How to clean your rugs

24 Apr '12

Because we all live in the real world where dirt exists and spills happen, we’ve put together a guide to maintaining your rug, whether it’s made from wool or a natural, plant-based fibre such as jute or water hyacinth.

The first rule

Whatever your rug is made from, the most important thing is to vacuum it regularly – at least once a week. This stops dirt getting too deep into the pile (wool) or embedded into the fibres. Professional cleaning every 1 – 2 years will do wonders for your wool rugs, but steam cleaning is not recommended for natural fibres as it may shrink or expand them.

If you spill something on your rug, the golden rule is to deal with it straight away.

Natural fibres (jute, coir, water hyacinth) – stain cleaning guide

First mop up any excess liquid with a colourfast cloth or paper towel and scrape off any solids with a knife or spoon. Lightly moisten or mist the affected area with wool wash or mild detergent mixed with water and blot carefully with a clean cloth. Do not soak the rug. If the stain is stubborn, try a solution of water, vinegar and wool wash next, and blot again. For dirt or mud, wait until it dries then scrape or vacuum it off the rug. For the dreaded red wine spill, act quickly with a solution of 50% white vinegar and 50% water, and blot carefully with a cloth.

Wool Rugs – stain cleaning guide

The following is based on advice from Wools of New Zealand. There are a number of cleaning treatments that can be used. However, before you use any of them, do make sure you have blotted up any excess liquid spills and scraped up any solids. In the event of a very large stain, put a towel down and stand on it to firmly remove as much liquid as you can before applying any stain treatment. And remember – never rub a wet rug. Try Cavalier Bremworth Stain Remover (available at supermarkets) for dry stains, but overusing this product may fade your rug. Below are some instructions for some common spills and stains.

Wine, beer, spirits, blood, soft drinks, fruit juice, tea, coffee: Start with cold water and a toothbrush or a small scrubbing brush gently work on the stained area. If further treatment is required, use the same small  brush using a solution of one teaspoon of wool detergent and one teaspoon of white vinegar in one litre of warm water.

Tomato sauce, gravy, sauce: Start with warm water and a toothbrush or a small scrubbing brush gently work on the stained area. If further treatment is required, use the same small  brush using a solution of one teaspoon of wool detergent and one teaspoon of white vinegar in one litre of warm water.

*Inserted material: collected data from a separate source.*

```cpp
template <int LOGN, int LL>
struct IoCfg {
  static constexpr bool P1_FULL = LOGN == 9;
  static constexpr bool B0_LDS = LOGN == 9;
  static constexpr int N = 1 << LOGN;
  static constexpr int SLAB = Geo<LOGN, LL>::LDS_WORDS;
  static constexpr int OFF_P1 = SLAB + N;
  static constexpr int OFF_B0 = OFF_P1 + (P1_FULL ? N : 0);
  static constexpr int WORDS = OFF_B0 + (B0_LDS ? N : 0);
};
template <int LOGN, bool HAS_SHIFT, class TM = WaveTeam>
__global__ void __launch_bounds__(TM::kTeamsPerBlock << TM::LL, (TM::LL == 7 || LOGN == 10 ? 4 : 1))
unit_io_kernel(const Program* __restrict__ prog, const WaveProgram* __restrict__ wp, const Operands ops,
               const uint32_t* __restrict__ key_ntt, const double* __restrict__ key_l2, const DevTables* __restrict__ Tp,
               const uint32_t* __restrict__ tw_all, uint32_t* __restrict__ scratch, uint8_t* __restrict__ flags,
               const uint32_t ntasks, const uint32_t units_per_task, const uint32_t tasks_per_entry,
               const uint32_t work_per_task) {
  using G = Geo<LOGN, TM::LL>;
  constexpr int E = G::E;
  constexpr int N = G::N;
  constexpr bool OPQ = true;
  extern __shared__ __attribute__((aligned(16))) uint32_t smem[];
  const int lane = threadIdx.x & (G::LANES - 1);
  const uint32_t wave = __builtin_amdgcn_readfirstlane(threadIdx.x >> TM::LL);
  constexpr int TPB = TM::kTeamsPerBlock;
  using IO = IoCfg<LOGN, TM::LL>;
  constexpr bool P1L = IO::P1_FULL, B0L = IO::B0_LDS;
  uint32_t* lds = smem + wave * IO::WORDS;
  uint4* P4 = reinterpret_cast<uint4*>(lds + IO::SLAB);
  uint4* P41 = reinterpret_cast<uint4*>(lds + IO::OFF_P1);
  uint4* PB0 = reinterpret_cast<uint4*>(lds + IO::OFF_B0);
  uint32_t* st = scratch + ((size_t)blockIdx.x * TPB + wave) * (size_t)(kScratchLines * N + 16);
  uint32_t* st_sh = st + 4 * N;
#if RZK_STAMPS
  const uint64_t stamp0 = __builtin_amdgcn_s_memrealtime();
  const uint64_t cyc0 = __builtin_amdgcn_s_memtime();
#endif
  const DevTables& T = *Tp;
  const uint32_t qhalf = T.crt.qhalf;
  const bool trusted = ops.trusted != 0;
  const uint32_t nunits = wp->nunits;
  const uint32_t first_task = blockIdx.x * TPB + wave;
  const uint32_t my_tasks = first_task < ntasks ? (ntasks - first_task + gridDim.x * TPB - 1) / (gridDim.x * TPB) : 0;
  const uint32_t work_total = my_tasks * work_per_task;
  uint32_t work_done = 0;
#define RZK_STEP_PRIORITY()                             \
  do {                                                  \
    set_progress_priority(work_done, work_total);       \
    ++work_done;                                        \
  } while (0)

  for (uint32_t task = first_task; task < ntasks; task += gridDim.x * TPB) {
    const uint32_t b = task / tasks_per_entry;
    const uint32_t u0 = (task - b * tasks_per_entry) * units_per_task;
    const uint32_t u1 = u0 + units_per_task < nunits ? u0 + units_per_task : nunits;
    const uint32_t bo = ops.group > 1 ? b / ops.group : b;
    if (ops.preset) {
      if (lane == 0) flags[bo] = (uint8_t)ops.preset;
      if (TM::LL != 6) TM::sync();
    }
#pragma unroll 1
    for (uint32_t ui = u0; ui < u1; ++ui) {
      const Unit un = table_load(&wp->units[ui]);
      const Row rowA = table_load(&prog->rows[un.rowA]);
      const bool pair = un.rowB != kNoRow;
      const uint32_t nit = un.nitems;
      const bool has_shift = HAS_SHIFT && rowA.nshift > 0;
      if (has_shift) {
        bool fault = false;
#pragma unroll 1
        for (uint32_t t = 0; t < rowA.nshift; ++t) {
          const Term tm = table_load(&prog->terms[rowA.term0 + rowA.nterms + t]);
          const int64_t* __restrict__ pa = operand_ptr(ops, tm.a_op, tm.a_off, b, bo, N);
          int32_t a[E];
          if (trusted) {
#pragma unroll
            for (int e = 0; e < E; ++e) a[e] = (int32_t)pa[G::j_p1(lane, e)];
          } else {
            uint32_t abad = 0, amx = 0;
#pragma unroll
            for (int e = 0; e < E; ++e) a[e] = canon_lo_mx(pa[G::j_p1(lane, e)], qhalf, abad, amx);
            fault = fault || canon_fail(abad, amx, qhalf);
          }
          shift_product<LOGN, false, true, TM>(st_sh, t == 0, tm.sign < 0, a, operand_ptr(ops, tm.b_op, tm.b_off, b, bo, N), lane,
                                           reinterpret_cast<int32_t*>(lds), T, fault, trusted);
        }
        if (fault) input_fault(ops, flags, bo, lane);
        TM::sync();
      }
      if (nit == 0) {
        uint32_t u[E];
#pragma unroll
        for (int e = 0; e < E; ++e) u[e] = 0;
        RZK_STEP_PRIORITY();
        finish_row<LOGN, 16, TM>(u, prog, rowA, ops, b, bo, lane, T, flags, has_shift ? st_sh : nullptr);
        continue;
      }
      float boundA = 0.f, boundB = 0.f;
      bool fault = false, haveA = false;
      int np = 2;
#pragma unroll 1
      for (int pass = 0; pass < (np == 3 ? 2 : 1); ++pass) {
        haveA = false;
#pragma unroll 1
        for (uint32_t it = 0; it < nit; ++it) {
          const bool last = it + 1 == nit;
          int ln = lane;
          RZK_OPAQUE(ln);
          const Item im = table_load(&wp->items[un.item0 + it]);
          const int64_t* __restrict__ src = operand_ptr(ops, im.b_op, im.b_off, b, bo, N);
          const bool chk = pass == 0 && (im.flags & (TERM_CHECK | TERM_CHECK2));
          const bool feedsA = im.keyA != kNoKey;
          const bool feedsB = pair && last && im.keyB != kNoKey;
          const int pi0 = pass == 0 ? 0 : 2, pi1 = pass == 0 ? 2 : 3;
          constexpr bool RETAIN = E <= 8;
          int32_t vkeep[RETAIN ? E : 1];
          if (RETAIN) {
            float nb = 0.f;
            bool below = true;
            load_measure<LOGN, TM>(vkeep, src, ln, pass == 0, nb, chk, ops.norm_limit, below, qhalf, trusted, fault);
            if (chk && !below && (lane & 63) == 0) fail_check(flags + bo, ops.pad != 0, (im.flags & TERM_CHECK2) != 0);
            if (pass == 0) {
              if (feedsA) boundA = bound_fma((float)key_l2[im.keyA], nb, boundA);
              if (pair && im.keyB != kNoKey) boundB = bound_fma((float)key_l2[im.keyB], nb, boundB);
            }
          }
#pragma unroll 1
          for (int pi = pi0; pi < pi1; ++pi) {
            RZK_STEP_PRIORITY();
            RZK_OPAQUE(ln);
            const PrimeConsts pc = T.pc[pi];
            const uint32_t* __restrict__ twf = tw_all + (size_t)(2 * pi) * kTableLen;
            uint32_t x[E];
            if (RETAIN) {
#pragma unroll
              for (int e = 0; e < E; ++e) x[e] = lift(vkeep[RETAIN ? e : 0], pc);
            } else if (pi == pi0) {
              int32_t v[E];
              float nb = 0.f;
              bool below = true;
              load_measure<LOGN, TM>(v, src, ln, pass == 0, nb, chk, ops.norm_limit, below, qhalf, trusted, fault);
              if (chk && !below && (lane & 63) == 0) fail_check(flags + bo, ops.pad != 0, (im.flags & TERM_CHECK2) != 0);
              if (pass == 0) {
                if (feedsA) boundA = bound_fma((float)key_l2[im.keyA], nb, boundA);
                if (pair && im.keyB != kNoKey) boundB = bound_fma((float)key_l2[im.keyB], nb, boundB);
              }
#pragma unroll
              for (int e = 0; e < E; ++e) x[e] = lift(v[e], pc);
            } else {
              const int32_t* __restrict__ lo32 = reinterpret_cast<const int32_t*>(src);
#pragma unroll
              for (int e = 0; e < E; ++e) x[e] = lift(lo32[2 * G::j_p1(ln, e)], pc);
            }
            constexpr bool EARLY = false;
            const uint4* __restrict__ kpA = reinterpret_cast<const uint4*>(key_ntt + ((size_t)(feedsA ? im.keyA : 0) * kKeyImages + pi) * N);
            uint32_t kreg[E];
            if (EARLY && feedsA) {
              int lk = ln;
              asm volatile("" : "+v"(lk) : "v"(x[E - 1]));
#pragma unroll
              for (int g = 0; g < E / 4; ++g) {
                const uint4 kv = kpA[G::key4(lk, g)];
                kreg[4 * g] = kv.x, kreg[4 * g + 1] = kv.y, kreg[4 * g + 2] = kv.z, kreg[4 * g + 3] = kv.w;
              }
            }
            wave_fwd<LOGN, TM>(x, ln, lds, twf, pc);
            if (feedsA) {
              if (!EARLY) {
#pragma unroll
                for (int g = 0; g < E / 4; ++g) {
                  const uint4 kv = kpA[G::key4(ln, g)];
                  kreg[4 * g] = kv.x, kreg[4 * g + 1] = kv.y, kreg[4 * g + 2] = kv.z, kreg[4 * g + 3] = kv.w;
                }
              }
              if (pi == 0) mac_park<LOGN, false, TM>(x, kreg, im.signA < 0, P4, ln, !haveA, pc);
              else if (P1L && pi == 1) mac_park<LOGN, false, TM>(x, kreg, im.signA < 0, P41, ln, !haveA, pc);
              else mac_park<LOGN, false, TM>(x, kreg, im.signA < 0, reinterpret_cast<uint4*>(st + (pi == 1 ? 0 : 3) * N), ln, !haveA, pc);
            }
            if (feedsB) {
              const uint4* __restrict__ kpB = reinterpret_cast<const uint4*>(key_ntt + ((size_t)im.keyB * kKeyImages + pi) * N);
              uint32_t kbr[E];
              int lb = ln;
              asm volatile("" : "+v"(lb));
#pragma unroll
              for (int g = 0; g < E / 4; ++g) {
                const uint4 kv = kpB[G::key4(lb, g)];
                kbr[4 * g] = kv.x, kbr[4 * g + 1] = kv.y, kbr[4 * g + 2] = kv.z, kbr[4 * g + 3] = kv.w;
              }
              if (B0L && pi == 0) mac_park<LOGN, false, TM>(x, kbr, im.signB < 0, PB0, ln, true, pc);
              else mac_park<LOGN, false, TM>(x, kbr, im.signB < 0, reinterpret_cast<uint4*>(st + (pi == 0 ? 1 : (pi == 1 ? 2 : 5)) * N), ln, true, pc);
            }
          }
          haveA = haveA || feedsA;
        }
        if (pass == 0) {
          if (fault) input_fault(ops, flags, bo, lane);
          np = primes_for(boundA > boundB ? boundA : boundB, T);
          np = np < 2 ? 2 : np;
        }
      }
#pragma unroll 1
      for (uint32_t r = 0; r < (pair ? 2u : 1u); ++r) {
        int li = lane;
        RZK_OPAQUE(li);
        const bool have = r == 1 || haveA;
        uint32_t u[E];
        if (!have) {
#pragma unroll
          for (int e = 0; e < E; ++e) u[e] = 0;
        } else {
          uint32_t a[E];
          if (r == 0) unpark<LOGN, TM>(a, const_cast<const uint4*>(P4), li);
          else if (B0L) unpark<LOGN, TM>(a, const_cast<const uint4*>(PB0), li);
          else unpark<LOGN, TM>(a, reinterpret_cast<const uint4*>(st + 1 * N), li);
          RZK_STEP_PRIORITY();
          RZK_OPAQUE(li);
          wave_inv<LOGN, TM>(a, li, lds, tw_all + (size_t)(2 * 0 + 1) * kTableLen, T.pc[0]);
          if (np == 2) {
#pragma unroll
            for (int e = 0; e < E; ++e) u[e] = crt2_digit0(a[e], T.pc);
            if (P1L && r == 0) unpark<LOGN, TM>(a, const_cast<const uint4*>(P41), li);
            else unpark<LOGN, TM>(a, reinterpret_cast<const uint4*>(st + (r == 0 ? 0 : 2) * N), li);
            RZK_STEP_PRIORITY();
            RZK_OPAQUE(li);
            wave_inv<LOGN, TM>(a, li, lds, tw_all + (size_t)(2 * 1 + 1) * kTableLen, T.pc[1]);
#pragma unroll
            for (int e = 0; e < E; ++e) u[e] = crt2_zq(a[e], u[e], T.pc, T.crt);
          } else {
            uint32_t wb[E];
#pragma unroll
            for (int e = 0; e < E; ++e) u[e] = crt_fold0(a[e], 3, T.pc, T.crt);
            if (P1L && r == 0) unpark<LOGN, TM>(a, const_cast<const uint4*>(P41), li);
            else unpark<LOGN, TM>(a, reinterpret_cast<const uint4*>(st + (r == 0 ? 0 : 2) * N), li);
            RZK_STEP_PRIORITY();
            RZK_OPAQUE(li);
            wave_inv<LOGN, TM>(a, li, lds, tw_all + (size_t)(2 * 1 + 1) * kTableLen, T.pc[1]);
#pragma unroll
            for (int e = 0; e < E; ++e) {
              wb[e] = 0;
              crt_fold1(a[e], 3, T.pc, T.crt, u[e], wb[e]);
            }
            unpark<LOGN, TM>(a, reinterpret_cast<const uint4*>(st + (r == 0 ? 3 : 5) * N), li);
            RZK_STEP_PRIORITY();
            RZK_OPAQUE(li);
            wave_inv<LOGN, TM>(a, li, lds, tw_all + (size_t)(2 * 2 + 1) * kTableLen, T.pc[2]);
#pragma unroll
            for (int e = 0; e < E; ++e) {
              crt_fold2(a[e], T.pc, T.crt, u[e], wb[e]);
              u[e] = crt_finish_zq(u[e], 3, T.crt);
// ... 28 lines not shown
```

Butter, chocolate, oil, texta, lip stick: First use Cavalier Bremworth Stain Remover (on dry stain) then if further treatment is required, use a small  brush using a solution of one teaspoon of wool detergent and one teaspoon of white vinegar in one litre of warm water.

Hemp Rugs (Armadillo&Co)– stain cleaning guide

First mop up all excess liquid or remove solids that have spilled on the rug with a colourfast cloth or paper towel. Start with only water and a toothbrush or a small scrubbing brush gently work on the stained area. If the stained area is large, Armadillo & Co advises taking the rug outside and hosing it down. It can be left outside to dry in the summer, or hung to air dry inside.

Where water is not sufficient to clean the hemp rug, use a mild detergent, however be sure to rinse the area thoroughly, or dirt will be attracted to the detergent left in the fibres. White vinegar mixed with a mild detergent may protect dyed hemp when cleaning. A solution of 1 cup vinegar to 4 litres water or stronger, is recommended. Rinse thoroughly on both sides and make sure all soap residue has been removed before drying. Please note that naturally dyed products may fade when placed in direct sun.

For dry stains that cannot be removed with a mild detergent Armadillo & Co recommends using Host Dry Carpet Cleaner. It is an environmentally friendly dry cleaning product that works very well on natural fibre rugs and carpets.

Posted in   How ToTags  8 comments

Just wondering if you have any tips for cleaning a large rug which I am fairly sure is woollen, but not colour fast, I purchased it in Morocco several years ago and now with 2 children it’s in need of a clean, however I do know it’s not colour fast. The main colours are red, black, orange & cream/white which is where the problem starts – how do I keep the white parts white when cleaning it? Thanks in advance.

Hi Kate. Thanks for getting in touch. I think that one sounds like a job for a professional – I’d consult a carpet cleaning company or rug dealer. Our friend James Nazar of Nazar Rug Galleries in Paddington (Sydney) would be happy to help you, if you’re in Sydney. Good luck!

Dianne says:

Thanks, very timely, as I had just spilled tomato sauce on my new rug.

Patricia says:

Thank you so much for these tips. I have just had my rugs professionally cleaned and was told not to use the supermarket stain removers that work by bleaching. The residue of these also makes professional cleaning more difficult.

Thank you Patricia, that’s interesting to hear. Hope your rugs are looking fabulous!